[[ DATA EXCERPTS open ]]

# songxf1024/GIMS

Hardware: AMD Instinct MI355X
Metric: image-pairs/sec at 2x4096 keypoints (higher is better)
Workload: dtype bf16 MFMA attention + bf16x3 MFMA linears + f32 Sinkhorn; 1 GPU; 8 pairs/step/GPU of 2x4096 synthetic keypoints (kept 4096/4096 after AGC r=15 p=2 m=7), 256-d descriptors, 18 attentional layers (9 self + 9 cross), 100 Sinkhorn iterations, match_threshold 0.2; keypoints=4096

## Files before the change

gims_amd/csrc/agc.hip:

```cpp
#include "common.h"

#include <cstring>
#include <vector>

namespace gims {

constexpr int AGC_MAX_N = 32768;
constexpr int AGC_PK_SHIFT = 16;
constexpr uint32_t AGC_PK_MASK = 0xffffu;
constexpr int AGC_CC_LDS_N = 16384;
constexpr int AGC_NB = 16384;

struct AgcWs {
  float* dnf;
  uint16_t* dn16;
  uint16_t* S16;
  uint32_t* list;
  uint32_t* band;
  uint32_t* clist;
  uint32_t* ckey;
  uint32_t list_cap, clist_cap; int lds16;
  int32_t* cellptr;
  int32_t* cellidx;
  uint64_t* bits;
// ... 905 lines not shown
  extern __shared__ int32_t sm[];
  int32_t* list = sm;
  uint32_t* touched = (uint32_t*)(sm + w.n);
  __shared__ int wcount[17];
  const int t = threadIdx.x, lane = t & 63, wave = t >> 6;
  const int total_dir = w.counters[0];
  for (int k = t; k < (w.n + 31) / 32; k += 1024) touched[k] = 0;
  if (t == 0) wcount[16] = 0;
  __syncthreads();
  int n_added = 0;
  if (total_dir != 0 && w.n > 1) {
    for (int base = 0; base < w.n; base += 1024) {
      const int i = base + t;
      const bool iso = i < w.n && w.deg[i] == 0;
      const uint64_t m = __ballot(iso);
      if (lane == 0) wcount[wave] = __popcll(m);
      __syncthreads();
      int off = wcount[16];
      for (int q = 0; q < wave; ++q) off += wcount[q];
      if (iso) list[off + __popcll(m & ((1ull << lane) - 1))] = i;
      __syncthreads();
      if (t == 0) {
        int s = 0;
        for (int q = 0; q < 16; ++q) s += wcount[q];
        wcount[16] += s;
      }
      __syncthreads();
    }
    if (t == 0) {
      const int cnt = wcount[16];
      for (int q = 0; q < cnt; ++q) {
        const int i = list[q];
        if (touched[i >> 5] & (1u << (i & 31))) continue;
        const int j = w.nn[i];
        w.bits[(int64_t)i * w.nw + (j >> 6)] |= 1ull << (j & 63);
        w.bits[(int64_t)j * w.nw + (i >> 6)] |= 1ull << (i & 63);
        touched[j >> 5] |= 1u << (j & 31);
        ++n_added;
      }
    }
  }
  if (t == 0) info[3] = n_added;
}

__global__ __launch_bounds__(1024) void agc_scan_kernel(const AgcWs* __restrict__ ws, int mode) {
  const AgcWs& w = ws[blockIdx.y];
  const int n = w.n;
  const int32_t* deg = mode == 0 ? w.deg : (mode == 1 ? w.coff : w.degk);
  int32_t* ptr = mode == 0 ? w.ptr0 : (mode == 1 ? w.coff2 : w.indptr);
  int32_t* total_out = mode == 0 ? w.counters + 2 : (mode == 1 ? nullptr : w.info + 1);
  __shared__ int wsum[16];
  __shared__ int carry;
  const int t = threadIdx.x, lane = t & 63, wave = t >> 6;
  if (t == 0) carry = 0;
  __syncthreads();
  for (int base = 0; base < n; base += 1024) {
    const int i = base + t;
    int v = i < n ? deg[i] : 0;
    int x = v;
#pragma unroll
    for (int o = 1; o < 64; o <<= 1) {
      const int y = __shfl_up(x, o, 64);
      if (lane >= o) x += y;
    }
    if (lane == 63) wsum[wave] = x;
    __syncthreads();
    int off = carry;
    for (int q = 0; q < wave; ++q) off += wsum[q];
    if (i < n) ptr[i] = off + x - v;
    __syncthreads();
    if (t == 0) {
      int s = 0;
      for (int q = 0; q < 16; ++q) s += wsum[q];
      carry += s;
    }
    __syncthreads();
  }
  if (t == 0) {
    ptr[n] = carry;
    if (total_out) *total_out = carry;
  }
}

__global__ __launch_bounds__(256) void agc_fill_kernel(const AgcWs* __restrict__ ws, int final_pass) {
  const AgcWs& w = ws[blockIdx.y];
  const int32_t* __restrict__ ptr_by_row = final_pass ? w.indptr : w.ptr0;
  const int32_t* __restrict__ newid = final_pass ? w.newid : nullptr;
  int32_t* __restrict__ idx = final_pass ? w.indices : w.idx0;
  const int cap = final_pass ? w.max_edges_dir : w.cap;
  const int wave = threadIdx.x >> 6, lane = threadIdx.x & 63, sub = lane & 15;
  const int i = blockIdx.x * 16 + wave * 4 + (lane >> 4);
  const bool live = i < w.n && !(newid && newid[i] < 0);
  const int wpl = (w.nw + 15) / 16, k0 = sub * wpl, k1 = k0 + wpl < w.nw ? k0 + wpl : w.nw;
  int c = 0;
  if (live)
    for (int k = k0; k < k1; ++k) c += __popcll(w.bits[(int64_t)i * w.nw + k]);
  int x = c;
#pragma unroll
  for (int o = 1; o < 16; o <<= 1) {
    const int y = __shfl_up(x, o, 16);
    if (sub >= o) x += y;
  }
  if (!live) return;
  int pos = ptr_by_row[newid ? newid[i] : i] + x - c;
  for (int k = k0; k < k1; ++k) {
    uint64_t m = w.bits[(int64_t)i * w.nw + k];
    while (m) {
      const int b = __ffsll((unsigned long long)m) - 1;
      m &= m - 1;
      const int j = k * 64 + b;
      if (pos < cap) {
        idx[pos] = newid ? newid[j] : j;
        if (!final_pass) w.esrc[pos] = i;
      }
      ++pos;
    }
  }
}

template <bool GLOBAL>
__global__ __launch_bounds__(1024) void agc_cc_kernel(const AgcWs* __restrict__ ws) {
  const AgcWs& w = ws[blockIdx.y];
  const int min_size = w.min_size;
  int32_t* __restrict__ kept = w.kept;
  int32_t* info = w.info;
  extern __shared__ int32_t sm[];
  int32_t* parent = GLOBAL ? w.members : sm;
  int32_t* count = GLOBAL ? w.nnc : sm + w.n;
  auto cnt_of = [&](int x) { return __hip_atomic_load(&count[x], __ATOMIC_RELAXED, __HIP_MEMORY_SCOPE_AGENT); };
  __shared__ int wsum[16];
  __shared__ int carry[2];
  const int t = threadIdx.x, lane = t & 63, wave = t >> 6;
  const int n = w.n;
  for (int u = t; u < n; u += 1024) {
    __hip_atomic_store(&parent[u], u, __ATOMIC_RELAXED, __HIP_MEMORY_SCOPE_AGENT);
    __hip_atomic_store(&count[u], 0, __ATOMIC_RELAXED, __HIP_MEMORY_SCOPE_AGENT);
  }
  __syncthreads();
  volatile int32_t* vp = parent;
  auto find = [&](int x) {
    for (;;) {
      const int p = vp[x];
      if (p == x) return x;
      const int g = vp[p];
      if (g != p) vp[x] = g;
      x = p;
    }
  };
  {
    const int E = w.ptr0[n] < w.cap ? w.ptr0[n] : w.cap;
    for (int e0 = t; e0 < E; e0 += 4 * 1024) {
      int us[4], vs[4];
#pragma unroll
      for (int q = 0; q < 4; ++q) {
        const int e = e0 + q * 1024;
        us[q] = e < E ? w.esrc[e] : 0;
        vs[q] = e < E ? w.idx0[e] : 0;
      }
#pragma unroll
      for (int q = 0; q < 4; ++q) {
        const int u = us[q], v = vs[q];
        if (v <= u) continue;
        for (;;) {
          const int ru = find(u), rv = find(v);
          if (ru == rv) break;
          const int hi = ru > rv ? ru : rv, lo = ru > rv ? rv : ru;
          if (atomicCAS(&parent[hi], hi, lo) == hi) break;
        }
// ... 120 lines not shown
  const int C = w.counters[1];
  if (c >= C) return;
  const double cx = w.cent[2 * c], cy = w.cent[2 * c + 1];
  double bd = 1e300;
  int bj = 0x7fffffff;
  for (int j = lane; j < C; j += 64) {
    if (j == c) continue;
    const double dx = w.cent[2 * j] - cx, dy = w.cent[2 * j + 1] - cy;
    const double dd = dx * dx + dy * dy;
    if (dd < bd) { bd = dd; bj = j; }
  }
#pragma unroll
  for (int o = 32; o > 0; o >>= 1) {
    const double od = __shfl_xor(bd, o, 64);
    const int oj = __shfl_xor(bj, o, 64);
    if (od < bd || (od == bd && oj < bj)) { bd = od; bj = oj; }
  }
  if (lane == 0) w.nnc[c] = bj;
}
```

[[ DATA EXCERPTS closed ]]

■ TASK: Scan the data, and report each line that uses the word "parent".

■ ANSWER SECTION:
  int32_t* parent = GLOBAL ? w.members : sm;
    __hip_atomic_store(&parent[u], u, __ATOMIC_RELAXED, __HIP_MEMORY_SCOPE_AGENT);
  volatile int32_t* vp = parent;
          if (atomicCAS(&parent[hi], hi, lo) == hi) break;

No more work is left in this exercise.